Kaltes Verhältnis zu El Mala? Kwasniok reagiert
Von Jan Kupitz

Der zu Saisonbeginn riesige Hype um Said El Mala hat in den vergangenen Wochen etwas nachgelassen. Was wohl auch daran liegt, dass Lukas Kwasniok den Shootingstar beim 1. FC Köln noch viel zu oft als Joker nutzt und ihn nicht regelmäßig von Beginn an bringt. Eigentlich müsste El Mala eine größere Rolle haben, als das zuletzt der Fall war.
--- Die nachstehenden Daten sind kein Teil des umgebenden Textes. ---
bool preprocess_counts_depth_digits(const FrameParams& fp, const float* shs, const float* colors_precomp);
hipError_t launch_preprocess(const FrameParams& fp, const float* means3D, const float* scales, const float* rotations,
                             const float* opacities, const float* shs, const float* cov3D_precomp,
                             const float* colors_precomp, const float* view, const float* proj, const float* campos,
                             GeomState g, int* radii_out, bool write_cov3D, unsigned long long* done_word,
                             unsigned long long* publish, uint32_t ticket, uint32_t* ghist_acc, uint32_t* ghist_clear,
                             hipStream_t s);
hipError_t launch_point_offsets(const FrameParams& fp, GeomState g, hipStream_t s);
hipError_t launch_scan_offsets(const FrameParams& fp, GeomState g, Count R, uint32_t* chunk_first, uint2* ranges,
                               uint2* rangesB, uint32_t* counts0, uint32_t near_budget,
                               unsigned long long* publish_near, uint32_t ticket, const uint32_t* top_hist,
                               const uint32_t* order, bool order_is_near_list, hipStream_t s);
hipError_t launch_compact_near(const FrameParams& fp, GeomState g, const uint32_t* top_hist, uint32_t near_budget,
                               uint32_t* keys_out, uint32_t* vals_out, uint32_t* n_out, uint32_t* ghist_near,
                               unsigned long long* publish, uint32_t ticket, hipStream_t s);
hipError_t launch_clear_words(Count gate, uint32_t* words, size_t n, hipStream_t s);
hipError_t launch_scan_offsets_far(const FrameParams& fp, GeomState g, Count capB, uint32_t slot_base, const uint32_t* sat,
                                   uint32_t* chunk_firstB, uint32_t* counts0, unsigned long long* publish,
                                   uint32_t ticket, hipStream_t s);
unsigned long long emit_guard_trips();
hipError_t launch_emit(const FrameParams& fp, const uint4* sdesc, Count R, uint32_t* chunk_first, uint32_t* tkeys_out,
                       uint32_t* ivals_out, uint8_t* inst_flag, uint32_t* counts0, uint32_t digit_shift0,
                       uint32_t digit_mask0, bool key16, bool store_pairs, hipStream_t s);
struct EmitFusion {
  FrameParams fp;
  const uint4* sdesc;
  Count R;
  const uint32_t* chunk_first;
};
hipError_t launch_emit_scatter(const EmitFusion& ef, uint16_t* keys_out, uint32_t* vals_out, int shift0, int nbits0,
                               const uint32_t* counts, const uint32_t* chunk_base, const uint32_t* digit_total,
                               bool arank, hipStream_t s);
constexpr int TILE_SORT_BUCKETS_MAX = 16 << 20;
bool tile_sort_buckets(int tile_bits, bool key16, int capacity);
struct BucketPass {
  uint2* ranges;
  int tiles;
  uint32_t list_base;
};
hipError_t launch_gather_records(const FrameParams& fp, GeomState g, BinningState b, float* dL_dmean2D,
                                 float* dL_dconic, float* dL_dopacity, float* dL_dcolor, float* dL_ddepths,
                                 bool split_frame, hipStream_t s);
hipError_t launch_sort_pairs(uint32_t* keysA, uint32_t* valsA, uint32_t* keysB, uint32_t* valsB, SortScratch sc,
                             Count n, int end_bit, bool start_in_A, bool is_depth_sort, bool key16,
                             bool first_hist_done, const EmitFusion* fused_first_pass, uint32_t* key_count,
                             hipStream_t s, const BucketPass* buckets = nullptr);
hipError_t launch_depth_sort(uint32_t* keysA, uint32_t* valsA, uint32_t* keysB, uint32_t* valsB, DepthSortScratch sc,
                             Count n, const uint32_t* ghist, bool vals_are_positions, hipStream_t s);
hipError_t launch_ranges_from_counts(uint2* ranges, int T, uint32_t list_base, Count gate, hipStream_t s);
hipError_t launch_verify_sorted_lists(const uint2* ranges, int T, const uint32_t* point_list, const float4* splats,
                                      uint32_t* violations, hipStream_t s);
hipError_t launch_tile_ranges(const uint32_t* tile_ids, Count R, uint2* ranges, bool key16, uint32_t list_base, hipStream_t s);
struct AsyncWords {
  uint32_t* decide = nullptr;
  uint32_t* go = nullptr;
  uint32_t* gate_dev = nullptr;
  uint32_t seq = 0;
};
hipError_t launch_blend_forward(const FrameParams& fp, GeomState g, BinningState b, ImageState im, const float* bg,
                                float* out_color, float* out_depth, float* out_acc, int phase,
                                unsigned long long* done_word, unsigned long long* publish, uint32_t ticket,
                                AsyncWords aw, Count gate, hipStream_t s);
hipError_t launch_live_sat(const FrameParams& fp, ImageState im, uint32_t* total_live, Count gate, hipStream_t s);
hipError_t launch_release_go(Count gate, uint32_t* go, uint32_t seq, hipStream_t s);
hipError_t launch_decide_far(const uint32_t* live_quads, AsyncWords aw, hipStream_t s);
hipError_t launch_tile_order(const FrameParams& fp, ImageState im, hipStream_t s);
hipError_t launch_blend_backward(const FrameParams& fp, GeomState g, BinningState b, ImageState im, const float* bg,
                                 const float* dL_dpix, const float* dL_dacc, const float* dL_ddepth, bool have_tile_order,
                                 hipStream_t s);
hipError_t launch_gaussian_backward(const FrameParams& fp, GeomState g, BinningState b, const int* radii,
                                    const float* means3D, const float* scales, const float* rotations,
                                    const float* shs, const float* cov3D_precomp, const float* view, const float* proj,
                                    const float* campos, bool colors_precomp, float* dL_dmean2D, float* dL_dconic,
                                    float* dL_dopacity, float* dL_dcolor, float* dL_dmean3D, float* dL_dcov3D,
                                    float* dL_dsh, float* dL_dscale, float* dL_drot, float* dL_ddepths,
                                    hipStream_t s);
hipError_t launch_mark_visible(int P, const float* means3D, const float* view, unsigned char* present, hipStream_t s);
size_t pose_workspace_bytes(int P);
hipError_t launch_pose_gradient(const FrameParams& fp, const int* radii, const float* means3D, const float* scales,
                                const float* rotations, const float* cov3D_precomp, const float* view,
                                const float* proj, const float* dL_dmean2D, const float* dL_dconic,
                                const float* dL_ddepths, const float* dL_dmean3D, float* dL_dpose, char* workspace,
                                hipStream_t s);

inline int sort_passes(int end_bit) { return (end_bit + 7) / 8; }
inline int sort_digit_bits(int end_bit) { const int p = sort_passes(end_bit); return (end_bit + p - 1) / p; }

enum KernelId {
  K_PREPROCESS = 0, K_POINT_OFFSETS, K_SCAN_OFFSETS, K_EMIT, K_SORT_HIST,
  K_SORT_SCAN_CHUNKS, K_SORT_SCAN_TOP, K_SORT_SCATTER, K_TILE_RANGES, K_BLEND_FWD, K_BLEND_BWD, K_COMPACT_TOUCHED,
  K_GATHER_RECORDS, K_GAUSSIAN_BWD, K_MARK_VISIBLE, K_DSORT_HIST, K_DSORT_SCAN_CHUNKS, K_DSORT_SCAN_TOP,
  K_DSORT_SCATTER, K_ACTIVATE, K_ACTIVATE_BWD, K_ADAM, K_LOSS_FWD, K_LOSS_FINALIZE, K_LOSS_BWD, K_INIT_GAUSSIANS, K_PACK_PLY, K_MODEL_STEP, K_TILE_ORDER, K_LIVE_SAT, K_COMPACT_NEAR,
  K_SIMI_NEAREST, K_SIMI_POINTS, K_SIMI_GRADS,
  K_DELTA_PROJECT, K_DELTA_SAMPLE, K_DELTA_SCATTER, K_DELTA_CONVERT,
  K_VISIBILITY,
  K_LIDAR_CLEAR, K_LIDAR_SPLAT, K_LIDAR_CONVERT, K_LIDAR_LOSS_FWD, K_LIDAR_LOSS_FINISH, K_LIDAR_LOSS_GRADS,
  K_DENSITY_ACCUMULATE, K_DENSIFY_MARK, K_DENSIFY_SCAN, K_DENSIFY_RANK, K_DENSIFY_APPLY,
  K_POSE_PARTIALS, K_POSE_FINISH,
  K_EXPOSURE_LOSS_FWD, K_EXPOSURE_LOSS_BWD, K_EXPOSURE_LOSS_FINISH, K_APPLY_EXPOSURE,
  K_METRICS_FWD, K_METRICS_FINALIZE, K_PACK_IMAGE_U8, K_PACK_DEPTH_U8,
  K_PRUNE_MARK, K_PRUNE_SCAN, K_PRUNE_RANK, K_PRUNE_COMPACT, K_COUNT
};
void prof_begin(int id, hipStream_t s);
void prof_end(hipStream_t s);
extern std::atomic<bool> g_prof_on;
extern std::atomic<unsigned long long> g_prof_mask;
extern thread_local bool t_prof_suppress;
struct ProfScope {
  hipStream_t s;
  bool on;
  ProfScope(int id, hipStream_t st)
      : s(st), on(!t_prof_suppress && g_prof_on.load(std::memory_order_relaxed) &&
                  ((g_prof_mask.load(std::memory_order_relaxed) >> id) & 1ull)) {
    if (on) prof_begin(id, s);
  }
  ~ProfScope() { if (on) prof_end(s); }
};

__device__ __forceinline__ float sigmoidf_(float x) { return 1.0f / (1.0f + expf(-x)); }

__device__ __forceinline__ float ln_upper(float x) {
  const uint32_t b = __float_as_uint(x);
  const int e = (int)(b >> 23) - 127;
  const float m = __uint_as_float((b & 0x007FFFFFu) | 0x3F800000u);
  const float t = (m - 1.0f) / (m + 1.0f);
  const float t2 = t * t;
  const float s = t * (2.0f + t2 * (0.6666667f + t2 * 0.4f));
  return (float)e * 0.6931472f + s + 3e-4f;
}

__device__ __forceinline__ float footprint_tau(float op) { return ln_upper(255.0f * op) * 1.01f + 0.02f; }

Die Sport Bild berichtete in dieser Woche, dass das Verhältnis zwischen El Mala und Kwasniok in dieser Folge abgekühlt sei. Das soll der Youngster intern auch schon deutlich gemacht haben, als er Ende Januar die Verantwortlichen darüber informiert hat, sich einen Wechsel im kommenden Sommer vorstellen zu können.
Kwasniok liebt El Mala wie seine Kinder
Auf das angeblich angespannte Verhältnis zu seinem Schützling angesprochen, hatte Kwasniok im Interview mit Sky nun eine deutliche Antwort parat. "Wir haben ein sehr gutes Verhältnis. Ich bin sein Begleiter, sein Trainer und kein Fan. Das ist eben der Unterschied", stellte der FC-Trainer klar. "Ich liebe ihn so, wie meine Kinder auch. Die brauchen ab und zu auch etwas Distanz, um ihren Weg gehen zu können und dann nimmst du sie im richtigen Moment wieder in den Arm. Das ist ein ganz normaler Prozess."
Kwasniok ging auch auf den großen Hype rund um El Mala ein und betonte, dass es erst in der letzten Woche die erste Pressekonferenz gab, in der mal keine Frage zum Shootingstar gestellt wurde. "Damit muss der junge Mann klarkommen, das ist nicht so einfach", betonte er.
Seinen bisherigen Umgang mit El Mala möchte der Trainer übrigens beibehalten - übertriebene Kuscheleinheiten darf der Youngster also nicht erwarten: "Ich gehe selten mit Spielern essen und das habe ich mit Said auch noch nicht gemacht. Er ist ein feiner Junge, da werde ich meine Meinung nie ändern. Wir werden den Umgang mit ihm nicht verändern, ihn weiter begleiten und schauen, dass er Schritte macht. Ich mag ihn sehr und ich glaube, er mag mich auch."